Granted, Trainspotting author Irvine Welsh is not the first person you expect to see in the same sentence as It Ends with Us writer Colleen Hoover, but wisdom from the Scotsman is relevant to this adaptation of Hoover's bestseller - and, indeed, any much-loved novel that makes the jump to the big screen.
In an Empire interview many years ago, Welsh said that an author can't lose if their book is made into a film. If the film is good, their book gets the credit. If the film is bad, their book will not become part of the fallout.
The film of It Ends with Us gets some calls right and one big thing wrong. Ultimately, the drama is neither as strong nor satisfying as it is in the book.

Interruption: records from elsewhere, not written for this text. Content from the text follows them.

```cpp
__global__ void __launch_bounds__(256) k_reduce_openings(const uint32_t* __restrict__ desc, uint64_t L, uint32_t shift, DeviceTables tb, uint32_t* __restrict__ out, int accumulate) {
    uint64_t j = (uint64_t)blockIdx.x * blockDim.x + threadIdx.x;
    if (j >= L) return;
    const uint32_t n_mats = desc[0], n_points = desc[1], max_w = desc[2];
    const uint32_t* mg = desc + 3;
    const uint32_t* apow = mg + 25 * n_points;
    const uint32_t* md = apow + 5 * max_w;
    Ext5 S[MAX_OPEN_POINTS];
#pragma unroll
    for (int p = 0; p < MAX_OPEN_POINTS; p++) S[p] = Ext5::zero();
    for (uint32_t mi = 0; mi < n_mats; mi++) {
        const uint32_t* colp = reinterpret_cast<const uint32_t*>(((uint64_t)md[1] << 32) | md[0]);
        const uint64_t stride = ((uint64_t)md[3] << 32) | md[2];
        const uint32_t width = md[4], npts = md[5];
        md += 6;
        Ext5 rr = Ext5::zero();
        uint32_t c = 0;
        for (; c + 16 <= width; c += 16) {
            uint32_t v[16];
#pragma unroll
            for (int u = 0; u < 16; u++) v[u] = colp[(uint64_t)(c + u) * stride + j];
#pragma unroll
            for (int g = 0; g < 16; g += 4) {
                const uint32_t* a0 = apow + 5 * (c + g);
#pragma unroll
                for (int k = 0; k < 5; k++) {
                    uint64_t t = (uint64_t)a0[k] * v[g] + (uint64_t)a0[5 + k] * v[g + 1] + (uint64_t)a0[10 + k] * v[g + 2] + (uint64_t)a0[15 + k] * v[g + 3];
                    rr.c[k] += Fp::raw(vg::monty_reduce_wide(t));
                }
            }
        }
        for (; c + 4 <= width; c += 4) {
            const uint32_t v0 = colp[(uint64_t)c * stride + j], v1 = colp[(uint64_t)(c + 1) * stride + j];
            const uint32_t v2 = colp[(uint64_t)(c + 2) * stride + j], v3 = colp[(uint64_t)(c + 3) * stride + j];
            const uint32_t* a0 = apow + 5 * c;
#pragma unroll
            for (int k = 0; k < 5; k++) {
                uint64_t t = (uint64_t)a0[k] * v0 + (uint64_t)a0[5 + k] * v1 + (uint64_t)a0[10 + k] * v2 + (uint64_t)a0[15 + k] * v3;
                rr.c[k] += Fp::raw(vg::monty_reduce_wide(t));
            }
        }
        for (; c < width; c++) rr += ext_from_words(apow + 5 * c) * Fp::raw(colp[(uint64_t)c * stride + j]);
        for (uint32_t q = 0; q < npts; q++, md += 11) {
            Ext5 t = ext_from_words(md + 1) * (ext_from_words(md + 6) - rr);
            const uint32_t slot = md[0];
#pragma unroll
            for (int p = 0; p < MAX_OPEN_POINTS; p++) if ((uint32_t)p == slot) S[p] += t;
        }
    }
    const Fp x = Fp::raw(shift) * domain_point(tb, (uint32_t)j);
    const Fp x2 = x * x, x3 = x2 * x, x4 = x2 * x2, x5 = x4 * x;
    Ext5 gx[MAX_OPEN_POINTS];
    Fp mx[MAX_OPEN_POINTS], pre[MAX_OPEN_POINTS];
    Fp run = Fp::one();
#pragma unroll
    for (int p = 0; p < MAX_OPEN_POINTS; p++)
        if ((uint32_t)p < n_points) {
            const uint32_t* q = mg + 25 * p;
            const uint64_t tm = (uint64_t)q[1] * x.v + (uint64_t)q[2] * x2.v + (uint64_t)q[3] * x3.v + (uint64_t)q[4] * x4.v;
            mx[p] = Fp::raw(vg::monty_reduce_wide(tm)) + Fp::raw(q[0]) + x5;
            const uint32_t* g = q + 5;
#pragma unroll
            for (int k = 0; k < 5; k++) {
                const uint64_t tg = (uint64_t)g[5 + k] * x.v + (uint64_t)g[10 + k] * x2.v + (uint64_t)g[15 + k] * x3.v;
                gx[p].c[k] = Fp::raw(vg::monty_reduce_wide(tg)) + Fp::raw(g[k]);
            }
            gx[p].c[0] += x4;
            pre[p] = run;
            run = run * mx[p];
        }
    Fp inv_run = run.inv();
    Ext5 ro = Ext5::zero();
#pragma unroll
    for (int p = MAX_OPEN_POINTS - 1; p >= 0; p--)
        if ((uint32_t)p < n_points) { ro -= (S[p] * gx[p]) * (inv_run * pre[p]); inv_run = inv_run * mx[p]; }
    const uint64_t half = L >> 1;
    if (accumulate) ro += load_ext(out + (j & 1) * 5 * half, half, j >> 1);
    store_ext(out + (j & 1) * 5 * half, half, j >> 1, ro);
}

template <int R> struct RowVec;
template <> struct RowVec<2> { using T = uint2; static __device__ __forceinline__ void get(const T& v, uint32_t (&e)[2]) { e[0] = v.x; e[1] = v.y; } };
template <> struct RowVec<4> { using T = uint4; static __device__ __forceinline__ void get(const T& v, uint32_t (&e)[4]) { e[0] = v.x; e[1] = v.y; e[2] = v.z; e[3] = v.w; } };
template <int NP, int R>
__global__ void __launch_bounds__(256) k_reduce_openings_rows(const uint32_t* __restrict__ desc, uint64_t L, uint32_t shift, DeviceTables tb, uint32_t* __restrict__ out, int accumulate) {
    using V = typename RowVec<R>::T;
    const uint64_t j0 = ((uint64_t)blockIdx.x * blockDim.x + threadIdx.x) * R;
    if (j0 >= L) return;
    const uint32_t n_mats = desc[0], n_points = desc[1], max_w = desc[2];
    const uint32_t* mg = desc + 3;
    const uint32_t* apow = mg + 25 * n_points;
    const uint32_t* md = apow + 5 * max_w;
    Ext5 S[NP][R];
#pragma unroll
    for (int p = 0; p < NP; p++)
#pragma unroll
        for (int r = 0; r < R; r++) S[p][r] = Ext5::zero();
    for (uint32_t mi = 0; mi < n_mats; mi++) {
        const uint32_t* colp = reinterpret_cast<const uint32_t*>(((uint64_t)md[1] << 32) | md[0]) + j0;
        const uint64_t stride = ((uint64_t)md[3] << 32) | md[2];
        const uint32_t width = md[4], npts = md[5];
        md += 6;
        Ext5 rr[R];
#pragma unroll
        for (int r = 0; r < R; r++) rr[r] = Ext5::zero();
        auto four_cols = [&](const V& v0, const V& v1, const V& v2, const V& v3, const uint32_t* a0) {
            uint32_t e0[R], e1[R], e2[R], e3[R];
            RowVec<R>::get(v0, e0); RowVec<R>::get(v1, e1); RowVec<R>::get(v2, e2); RowVec<R>::get(v3, e3);
#pragma unroll
            for (int r = 0; r < R; r++)
#pragma unroll
                for (int k = 0; k < 5; k++) {
                    const uint64_t t = (uint64_t)a0[k] * e0[r] + (uint64_t)a0[5 + k] * e1[r] + (uint64_t)a0[10 + k] * e2[r] + (uint64_t)a0[15 + k] * e3[r];
                    rr[r].c[k] += Fp::raw(vg::monty_reduce_wide(t));
                }
        };
        uint32_t c = 0;
        for (; c + 8 <= width; c += 8) {
            V v[8];
#pragma unroll
            for (int u = 0; u < 8; u++) v[u] = *reinterpret_cast<const V*>(colp + (uint64_t)(c + u) * stride);
            four_cols(v[0], v[1], v[2], v[3], apow + 5 * c);
            four_cols(v[4], v[5], v[6], v[7], apow + 5 * (c + 4));
        }
        for (; c + 4 <= width; c += 4) {
            V v[4];
#pragma unroll
            for (int u = 0; u < 4; u++) v[u] = *reinterpret_cast<const V*>(colp + (uint64_t)(c + u) * stride);
            four_cols(v[0], v[1], v[2], v[3], apow + 5 * c);
        }
        for (; c < width; c++) {
            uint32_t e[R];
            RowVec<R>::get(*reinterpret_cast<const V*>(colp + (uint64_t)c * stride), e);
            const Ext5 a = ext_from_words(apow + 5 * c);
#pragma unroll
            for (int r = 0; r < R; r++) rr[r] += a * Fp::raw(e[r]);
        }
        for (uint32_t q = 0; q < npts; q++, md += 11) {
            const Ext5 coef = ext_from_words(md + 1), Y = ext_from_words(md + 6);
            const uint32_t slot = md[0];
#pragma unroll
            for (int r = 0; r < R; r++) {
                const Ext5 t = coef * (Y - rr[r]);
#pragma unroll
                for (int p = 0; p < NP; p++) if ((uint32_t)p == slot) S[p][r] += t;
            }
        }
    }
    const Fp x = Fp::raw(shift) * domain_point(tb, (uint32_t)j0), im = domain_point(tb, 2u);
    const Fp x2 = x * x, x3 = x2 * x, x4 = x2 * x2, x5 = x4 * x;
    Fp pw[R][5];
    pw[0][0] = x; pw[0][1] = x2; pw[0][2] = x3; pw[0][3] = x4; pw[0][4] = x5;
    pw[1][0] = -x; pw[1][1] = x2; pw[1][2] = -x3; pw[1][3] = x4; pw[1][4] = -x5;
    if constexpr (R == 4) {
        const Fp ix = im * x, ix3 = im * x3, ix5 = im * x5;
        pw[2][0] = ix; pw[2][1] = -x2; pw[2][2] = -ix3; pw[2][3] = x4; pw[2][4] = ix5;
        pw[3][0] = -ix; pw[3][1] = -x2; pw[3][2] = ix3; pw[3][3] = x4; pw[3][4] = -ix5;
    }
    Fp mx[NP][R], pre[NP][R];
    Fp run = Fp::one();
#pragma unroll
    for (int p = 0; p < NP; p++)
        if ((uint32_t)p < n_points) {
            const uint32_t* q = mg + 25 * p;
#pragma unroll
            for (int r = 0; r < R; r++) {
                const uint64_t tm = (uint64_t)q[1] * pw[r][0].v + (uint64_t)q[2] * pw[r][1].v + (uint64_t)q[3] * pw[r][2].v + (uint64_t)q[4] * pw[r][3].v;
                mx[p][r] = Fp::raw(vg::monty_reduce_wide(tm)) + Fp::raw(q[0]) + pw[r][4];
                pre[p][r] = run;
                run = run * mx[p][r];
            }
        }
    Fp inv_run = run.inv();
    Ext5 ro[R];
#pragma unroll
    for (int r = 0; r < R; r++) ro[r] = Ext5::zero();
    auto point_step = [&](auto pc) {
        constexpr int p = decltype(pc)::value;
        if ((uint32_t)p < n_points) {
            const uint32_t* g = mg + 25 * p + 5;
#pragma unroll
            for (int r = R - 1; r >= 0; r--) {
                Ext5 gx;
#pragma unroll
                for (int k = 0; k < 5; k++) {
                    const uint64_t tg = (uint64_t)g[5 + k] * pw[r][0].v + (uint64_t)g[10 + k] * pw[r][1].v + (uint64_t)g[15 + k] * pw[r][2].v;
                    gx.c[k] = Fp::raw(vg::monty_reduce_wide(tg)) + Fp::raw(g[k]);
                }
                gx.c[0] += pw[r][3];
                ro[r] -= (S[p][r] * gx) * (inv_run * pre[p][r]);
                inv_run = inv_run * mx[p][r];
            }
        }
    };
    if constexpr (NP > 3) point_step(std::integral_constant<int, 3>{});
    if constexpr (NP > 2) point_step(std::integral_constant<int, 2>{});
    if constexpr (NP > 1) point_step(std::integral_constant<int, 1>{});
    point_step(std::integral_constant<int, 0>{});
    const uint64_t half = L >> 1, at = j0 >> 1;
#pragma unroll
    for (int k = 0; k < 5; k++) {
        uint32_t* pe = out + (uint64_t)k * half + at;
        uint32_t* po = out + (uint64_t)(5 + k) * half + at;
        if constexpr (R == 4) {
            Fp e0 = ro[0].c[k], e1 = ro[2].c[k], o0 = ro[1].c[k], o1 = ro[3].c[k];
            if (accumulate) { const uint2 a = *reinterpret_cast<uint2*>(pe), b = *reinterpret_cast<uint2*>(po); e0 += Fp::raw(a.x); e1 += Fp::raw(a.y); o0 += Fp::raw(b.x); o1 += Fp::raw(b.y); }
            *reinterpret_cast<uint2*>(pe) = make_uint2(e0.v, e1.v);
            *reinterpret_cast<uint2*>(po) = make_uint2(o0.v, o1.v);
        } else {
            Fp e0 = ro[0].c[k], o0 = ro[1].c[k];
            if (accumulate) { e0 += Fp::raw(*pe); o0 += Fp::raw(*po); }
            *pe = e0.v;
            *po = o0.v;
        }
    }
}

__global__ void __launch_bounds__(256) k_fri_fold(const uint32_t* __restrict__ in, uint64_t L, const uint32_t* __restrict__ beta5 ,
                           const uint32_t* __restrict__ add, DeviceTables tb, uint32_t* __restrict__ out) {
    const uint64_t half = L >> 1;
// ... 193 lines not shown
```

### valida_amd/csrc/kernels/perm.hip

```cpp
#include <algorithm>
#include <cstdlib>
#include "launch.hpp"
#include "interactions.hpp"
#include "../chips/basic_machine.hpp"

namespace vk {

__global__ void __launch_bounds__(256) k_perm_recip(DMatView main, DMatView prep, const uint32_t* __restrict__ iw, const uint32_t* __restrict__ chal, DMatView perm) {
    uint64_t n = (uint64_t)blockIdx.x * blockDim.x + threadIdx.x;
    if (n >= main.height) return;
    const uint32_t M = iw[0];
    const uint32_t* betas = chal + 5 * M;
    Ext5 delta = Ext5::zero();
    for (uint32_t m = 0; m < M; m++) {
        uint32_t pos = iw[2 + m];
        const bool is_send = iw[pos] != 0;
        const uint32_t nf = iw[pos + 1];
        pos += 2;
        Fp mult = eval_vcol(iw, pos, main.data, main.stride, prep.data, prep.stride, n);
        Ext5 rlc = ext_from_words(chal + 5 * m);
        for (uint32_t j = 0; j < nf; j++) {
            Fp f = eval_vcol(iw, pos, main.data, main.stride, prep.data, prep.stride, n);
            rlc += ext_from_words(betas + 5 * j) * f;
        }
        Ext5 q = rlc.inv();
        store_ext(perm.data + (uint64_t)(5 * m) * perm.stride, perm.stride, n, q);
        Ext5 term = q * mult;
        delta = is_send ? delta + term : delta - term;
    }
    store_ext(perm.data + (uint64_t)(5 * M) * perm.stride, perm.stride, n, delta);
}
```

For new arrivals, this love triangle involves hero Lily Bloom (Blake Lively) and the two men in her life: Ryle Kincaid (Justin Baldoni), an egotistical neurosurgeon she has fallen for in the present; and Atlas Corrigan (Brandon Sklenar), Lily's straight-arrow first love.
Casting-wise, It Ends with Us is a success. Lively is the perfect fit for Lily. In the future, it will be difficult to think of the book character without seeing the Gossip Girl star - she's even on the cover of the new edition tie-in. Baldoni, who is double-jobbing as director, embodies the too-cool-for-school allure of Ryle Kincaid. Star-in-the-making Brandon Sklenar, who you may recognise from Yellowstone spin-off 1923, is a solid-but-somewhat-underused Atlas. The younger versions of Lily and Atlas look a bit too old to be at school - echoes of Normal People there - but Isabela Ferrer and Alex Neustaedter are good in the roles. And a special mention to Jenny Slate for making supporting stalwart Allyssa her own. Slate is excellent in a crucial scene, proving once again that if you can do comedy, you can do anything heavy.
On the page, Hoover carries the reader along in a spirit of best-life gushiness for much of the first half of the book, wrong-footing them for what's to come in the emotionally draining second. The film follows the same blueprint, but after things reach 'movie crossroads', it all becomes a bit too rushed - and that's the disappointment here. Although the biggest moments are present and well-acted, they play like 'next, next, next' instead of an engrossing final act. Inexplicably, one of the best pieces of dialogue from the book, the advice Lily receives from her mother about limits, has been discarded. Surely one song-soaked montage could have been ditched to make room for it? If a last-weekend newcomer to the book is saying that, what are long-time fans going to think?
They will, of course, be in the cinemas to think it. One thing that's not up for debate is that It Ends with Us will be a box office winner. Made for $25 million, it will make that a number of times over, enjoying the same reader-turned-viewer momentum as last year's adaptation of Delia Owens's Where the Crawdads Sing - but on a bigger scale. That points to Hoover's sequel, It Starts with Us, also heading to Hollywood. In a story that's ultimately about the gift of hope renewed, let's hope the follow-up proves more rewarding.